Items listed in a dataset

==================================================

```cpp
int fe_mfma_bank_launch(const FePlan &pl, const uint8_t *d_slots, long total_bytes, long in_pitch, long block_off, int n_channels,
                        long k_lo, long k_hi, float *d_demod, long out_pitch, long out_off, hipStream_t stream)
{
    if (!pl.mfma) return fail(FMRX_EINVAL, "fe_mfma_bank: no matrix-core kernel for taps=%d decim=%d", pl.taps, pl.decim);
    if ((k_hi - k_lo) % 2 || (k_lo * pl.decim * 2) % 16 || in_pitch % 16 || block_off % 16 || out_pitch % 2 || (out_off + k_lo) % 2)
        return fail(FMRX_EINVAL, "fe_mfma_bank: misaligned geometry");
#define X(T_, D_)                                                                                                             \
    if (pl.taps == T_ && pl.decim == D_) {                                                                                    \
        using C = MfCfg<T_, D_>;                                                                                              \
        FeBankGeom bk;                                                                                                        \
        bk.in_pitch = in_pitch;                                                                                               \
        bk.in_off = block_off + k_lo * D_ * 2;                                                                                \
        bk.out_pitch = out_pitch;                                                                                             \
        bk.out_off = out_off + k_lo;                                                                                          \
        bk.n_row = k_hi - k_lo;                                                                                               \
        bk.tiles_per_row = static_cast<int>((bk.n_row + C::TILE_OUT - 1) / C::TILE_OUT);                                      \
        const long n_tiles = static_cast<long>(bk.tiles_per_row) * n_channels;                                                \
        if (n_tiles > 0x7fffffffL / 4) return fail(FMRX_EINVAL, "fe_mfma_bank: too many tiles");                              \
        const long want = (n_tiles + 3) / 4;                                                                                  \
        const long grid = want < 256 ? want : 256;                                                                            \
        hipLaunchKernelGGL((fe_mfma_bank_kernel<T_, D_>), dim3(static_cast<unsigned>(grid)), dim3(256), 4 * C::RING, stream,  \
                           d_slots, total_bytes, reinterpret_cast<const i4 *>(pl.a_img.p), pl.scale_lo, d_demod, bk,         \
                           static_cast<int>(n_tiles));                                                                        \
        hipError_t e = hipGetLastError();                                                                                     \
        if (e != hipSuccess) return fail(FMRX_EHIP, "launch fe_mfma_bank_kernel<%d,%d>: %s", T_, D_, hipGetErrorString(e)); \
        return FMRX_OK;                                                                                                       \
    }
    FMRX_FE_MFMA_CASES(X)
#undef X
    return fail(FMRX_EINVAL, "fe_mfma_bank: no kernel for taps=%d decim=%d", pl.taps, pl.decim);
}

int audio_mfma_table_init(AudioPlan &pl, const float *h, int taps, int decim)
{
    std::vector<float> tab;
    audio_mfma_build_table(h, taps, decim, tab);
    FMRX_TRY(pl.mfma_table.alloc(tab.size()));
    FMRX_HIP(hipMemcpy(pl.mfma_table.p, tab.data(), tab.size() * sizeof(float), hipMemcpyHostToDevice));
    return FMRX_OK;
}

bool mono_fused_available(const FePlan &fe, const AudioPlan &au, const uint8_t *d_iq, size_t n_samples, const uint8_t *d_hist)
{
    if (!fe_mfma_available(fe, d_iq, n_samples, d_hist) || !au.mfma_table.p) return false;
    for (int k = 0; k < 1; k++) {
#define X(T_, D_, TA_, DA_) \
    if (fe.taps == T_ && fe.decim == D_ && au.taps == TA_ && au.decim == DA_) return true;
        FMRX_FUSED_CASES(X)
#undef X
    }
    return false;
}

int mono_fused_launch(const FePlan &fe, const AudioPlan &au, const uint8_t *d_iq, size_t n_samples, const uint8_t *d_hist,
                      const float *d_prev, const float *d_dhist_end, float *d_demod_tail, int tail_keep, float *d_prev_out,
                      float *d_audio, int16_t *d_pcm, int wrap, uint8_t *d_hist_next, const Options &o, hipStream_t stream)
{
    if (!d_prev || !d_dhist_end) return fail(FMRX_EINVAL, "mono_fused_launch: null argument");
#define X(T_, D_, TA_, DA_)                                                                                          \
    if (fe.taps == T_ && fe.decim == D_ && au.taps == TA_ && au.decim == DA_)                                         \
        return launch_fused_mono<T_, D_, TA_, DA_>(fe, au, d_iq, n_samples, d_hist, d_prev, d_dhist_end, d_demod_tail, \
                                                   tail_keep, d_prev_out, d_audio, d_pcm, wrap, d_hist_next, stream);
    FMRX_FUSED_CASES(X)
#undef X
    return fail(FMRX_EINVAL, "mono_fused_launch: no kernel for this filter shape");
}

}
```

Before: 2.712 million.

## Split fused kernel into stream waves and dedicated audio-filter waves synchronized by barriers

The fused mono kernel is reorganized into warp specialization: four stream waves run the front-end FIR, decimation and demodulation into their LDS demod rings, and two extra waves per workgroup each run the audio FIR multiply for two stream waves. Hand-off uses workgroup barriers at half-batch and full-batch boundaries, replacing the interleaved sliced audio multiply inside the stream loop. The aim is to take the audio MFMA work and the au registers off the stream waves' critical path. In exchange it adds s_barrier synchronization, a bigger demod ring, different occupancy (6-wave blocks, launch bounds of 3) and a risk of barrier-count mismatches between waves.

```diff
diff --git a/software-defined-radio_amd/csrc/kernels_fe_mfma.hip b/software-defined-radio_amd/csrc/kernels_fe_mfma.hip
--- a/software-defined-radio_amd/csrc/kernels_fe_mfma.hip
+++ b/software-defined-radio_amd/csrc/kernels_fe_mfma.hip
@@ -386,6 +386,9 @@
         fill = fill + 1 == C::NSLOT ? 0 : fill + 1;
     }
 }
+
+constexpr int kFuStreamWaves = 4;
+constexpr int kFuWaves = kFuStreamWaves + kFuStreamWaves / 2;
 
 template <int T, int D, int TA, int DA>
 struct FuCfg {
@@ -412,16 +415,16 @@
     static constexpr int AWIN = (TA - 1) + 15 * DA + 1;
     static constexpr int AK = (AWIN + 15) / 16 * 4;
     static_assert(AK % 4 == 0 && (TA - 1) % 4 == 0, "window in whole 16-byte groups");
-    static constexpr int KPT = ((AK + TB - 3) / (TB - 2) + 3) / 4 * 4;
-    static constexpr int NPH = (AK + KPT - 1) / KPT;
-    static constexpr int DR_MIN = AB_OUT * DA + TA - 1 + (4 * AK - AWIN) + (NPH + 1) * TILE_OUT;
+    static constexpr int SW = kFuStreamWaves, AW = SW / 2, WAVES = kFuWaves;
+    static_assert(TB % 2 == 0, "the half-batch barrier stands on a tile boundary");
+    static constexpr int HB = TB / 2;
+    static constexpr int DR_MIN = (1 + TB + HB) * TILE_OUT + (4 * AK - AWIN);
     static constexpr int DR = (DR_MIN + TILE_OUT - 1) / TILE_OUT * TILE_OUT;
-    static_assert(NPH <= TB - 2, "a batch must be done before the next one completes");
-    static_assert(AB_OUT * DA + TA - 1 + (4 * AK - AWIN) + (NPH + 1) * TILE_OUT <= DR, "ring too small for the delayed multiply");
+    static_assert((1 + TB + HB) * TILE_OUT + (4 * AK - AWIN) <= DR, "ring too small for the hand-off");
     static_assert(DR % TILE_OUT == 0, "tiles must not wrap inside");
     static_assert(TA - 1 <= TILE_OUT - 1, "one dry tile must cover the audio history");
-    static constexpr int MIRROR = 4 * KPT;
-    static_assert(MIRROR <= TILE_OUT, "the mirror is refreshed by the tile at position 0");
+    static constexpr int MIRROR = 4 * AK;
+    static_assert(MIRROR <= 2 * TILE_OUT && MIRROR <= DR, "the mirror is refreshed by the tiles at positions 0 and TILE_OUT");
     static constexpr int LDS_WAVE = RING + (DR + MIRROR) * 4;
 };
 
@@ -434,7 +437,7 @@
 }
 
 template <int T, int D, int TA, int DA>
-__global__ __launch_bounds__(256, 2) void mono_fused_kernel(
+__global__ __launch_bounds__(kFuWaves * 64, 3) void mono_fused_kernel(
     const uint8_t *__restrict__ x, const uint8_t *__restrict__ hist_end, long n_bytes, const i4 *__restrict__ a_img,
     float scale_lo, const float *__restrict__ au_img, const float2 *__restrict__ prev_in,
     const float *__restrict__ dhist_end, float *__restrict__ demod_tail, int tail_keep, float2 *__restrict__ prev_out,
@@ -446,16 +449,114 @@
     extern __shared__ __attribute__((aligned(16))) uint8_t lds_raw[];
     const int lane = threadIdx.x & 63;
     const int wave = __builtin_amdgcn_readfirstlane(static_cast<int>(threadIdx.x >> 6));
+    const int col = lane & 15, g = lane >> 4;
+    auto wg_barrier = [&]() {
+        asm volatile("" ::: "memory");
+        __builtin_amdgcn_s_waitcnt(0xC07F);
+        __builtin_amdgcn_s_barrier();
+        asm volatile("" ::: "memory");
+    };
+
+    if (wave >= C::SW) {
+        float au[C::AK];
+#pragma unroll
+        for (int j = 0; j < C::AK; j++) au[j] = au_img[j * 64 + lane];
+        const float *win[2];
+        long a0[2];
+        int left[2];
+        int wstep[2];
+#pragma unroll
+        for (int s = 0; s < 2; s++) {
+            const int sw = 2 * (wave - C::SW) + s;
+            const int swid = static_cast<int>(blockIdx.x) * C::SW + sw;
+            const int sb0 = swid * batches_per_wave;
+            const int sb1 = sb0 + batches_per_wave < n_batches ? sb0 + batches_per_wave : n_batches;
+            const int st0 = sb0 * C::TB;
+            const int stb = st0 > 0 ? st0 - 1 : 0;
+            left[s] = sb1 > sb0 ? sb1 - sb0 : 0;
+            const int sb = (sb0 * C::AB_OUT * DA - (TA - 1)) - (C::TILE_OUT * stb - C::TILE_OUT);
+            wstep[s] = (sb + 16 * col * DA + 4 * g) % C::DR;
+            win[s] = reinterpret_cast<const float *>(lds_raw + sw * C::LDS_WAVE + C::RING);
+            a0[s] = static_cast<long>(sb0) * C::AB_OUT + 16 * col;
+        }
+        auto store_batch = [&](const f4 y, const long ao16) {
+            const long ao = ao16 + 4 * g;
+            if (ao + 3 < n_audio) {
+                if (audio) *reinterpret_cast<f4 *>(audio + ao) = y;
+                if (pcm) {
+                    using s4 = short __attribute__((ext_vector_type(4)));
+                    const s4 pk = (s4){pcm_pack_flat(y[0], wrap), pcm_pack_flat(y[1], wrap), pcm_pack_flat(y[2], wrap), pcm_pack_flat(y[3], wrap)};
+                    *reinterpret_cast<s4 *>(pcm + ao) = pk;
+                }
+            } else {
+#pragma unroll
+                for (int k = 0; k < 4; k++)
+                    if (ao + k < n_audio) {
+                        if (audio) audio[ao + k] = y[k];
+                        if (pcm) pcm[ao + k] = pcm_pack(y[k], wrap);
+                    }
+            }
+        };
+        auto multiply = [&](auto firstc, auto nc) {
+            constexpr int FIRST = decltype(firstc)::value, N = decltype(nc)::value;
+            f4 y0[N], y1[N];
+#pragma unroll
+            for (int s = 0; s < N; s++) {
+                y0[s] = (f4){0.0f, 0.0f, 0.0f, 0.0f};
+                y1[s] = y0[s];
+            }
+#pragma unroll
+            for (int k = 0; k < C::AK / 4; k++) {
+                f4 xs[N];
+#pragma unroll
+                for (int s = 0; s < N; s++)
+                    xs[s] = *reinterpret_cast<const f4 *>(win[FIRST + s] + wstep[FIRST + s] + 16 * k);
+#pragma unroll
+                for (int q = 0; q < 4; q++)
+#pragma unroll
+                    for (int s = 0; s < N; s++) {
+                        if (q & 1) y1[s] = __builtin_amdgcn_mfma_f32_16x16x4f32(au[4 * k + q], xs[s][q], y1[s], 0, 0, 0);
+                        else y0[s] = __builtin_amdgcn_mfma_f32_16x16x4f32(au[4 * k + q], xs[s][q], y0[s], 0, 0, 0);
+                    }
+            }
+#pragma unroll
+            for (int s = 0; s < N; s++) {
+                store_batch(y0[s] + y1[s], a0[FIRST + s]);
+                a0[FIRST + s] += C::AB_OUT;
+                wstep[FIRST + s] += C::AB_OUT * DA;
+                wstep[FIRST + s] = wstep[FIRST + s] >= C::DR ? wstep[FIRST + s] - C::DR : wstep[FIRST + s];
+                left[FIRST + s]--;
+            }
+        };
+        wg_barrier();
+        for (int i = 0; i <= batches_per_wave; i++) {
+            if (i > 0) {
+                using I0 = std::integral_constant<int, 0>;
+                using I1 = std::integral_constant<int, 1>;
+                using I2 = std::integral_constant<int, 2>;
+                if (left[0] > 0 && left[1] > 0) multiply(I0{}, I2{});
+                else if (left[0] > 0) multiply(I0{}, I1{});
+                else if (left[1] > 0) multiply(I1{}, I1{});
+            }
+            wg_barrier();
+            wg_barrier();
+        }
+        return;
+    }
+
     uint8_t *ring = lds_raw + wave * C::LDS_WAVE;
     float *dring = reinterpret_cast<float *>(ring + C::RING);
-    const int wid = __builtin_amdgcn_readfirstlane(static_cast<int>(blockIdx.x) * 4 + wave);
+    const int wid = __builtin_amdgcn_readfirstlane(static_cast<int>(blockIdx.x) * C::SW + wave);
 
     if (hist_next && wid == 0)
         for (int i = lane; i < hist_bytes; i += 64) hist_next[i] = x[n_bytes - hist_bytes + i];
 
     const int b0 = wid * batches_per_wave;
     const int b1 = b0 + batches_per_wave < n_batches ? b0 + batches_per_wave : n_batches;
-    if (b0 >= b1) return;
+    if (b0 >= b1) {
+        for (int i = 0; i < 2 * batches_per_wave + 3; i++) wg_barrier();
+        return;
+    }
     const int t0 = b0 * C::TB;
     const int t1 = b1 * C::TB < n_tiles ? b1 * C::TB : n_tiles;
     const int tb = t0 > 0 ? t0 - 1 : 0;
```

==================================================

[WHAT NEEDS TO BE DONE] Above are some records. Copy each of their lines that holds the string "else".

[YOUR SOLUTION]
+            } else {
+                        else y0[s] = __builtin_amdgcn_mfma_f32_16x16x4f32(au[4 * k + q], xs[s][q], y0[s], 0, 0, 0);
+                else if (left[0] > 0) multiply(I0{}, I1{});
+                else if (left[1] > 0) multiply(I1{}, I1{});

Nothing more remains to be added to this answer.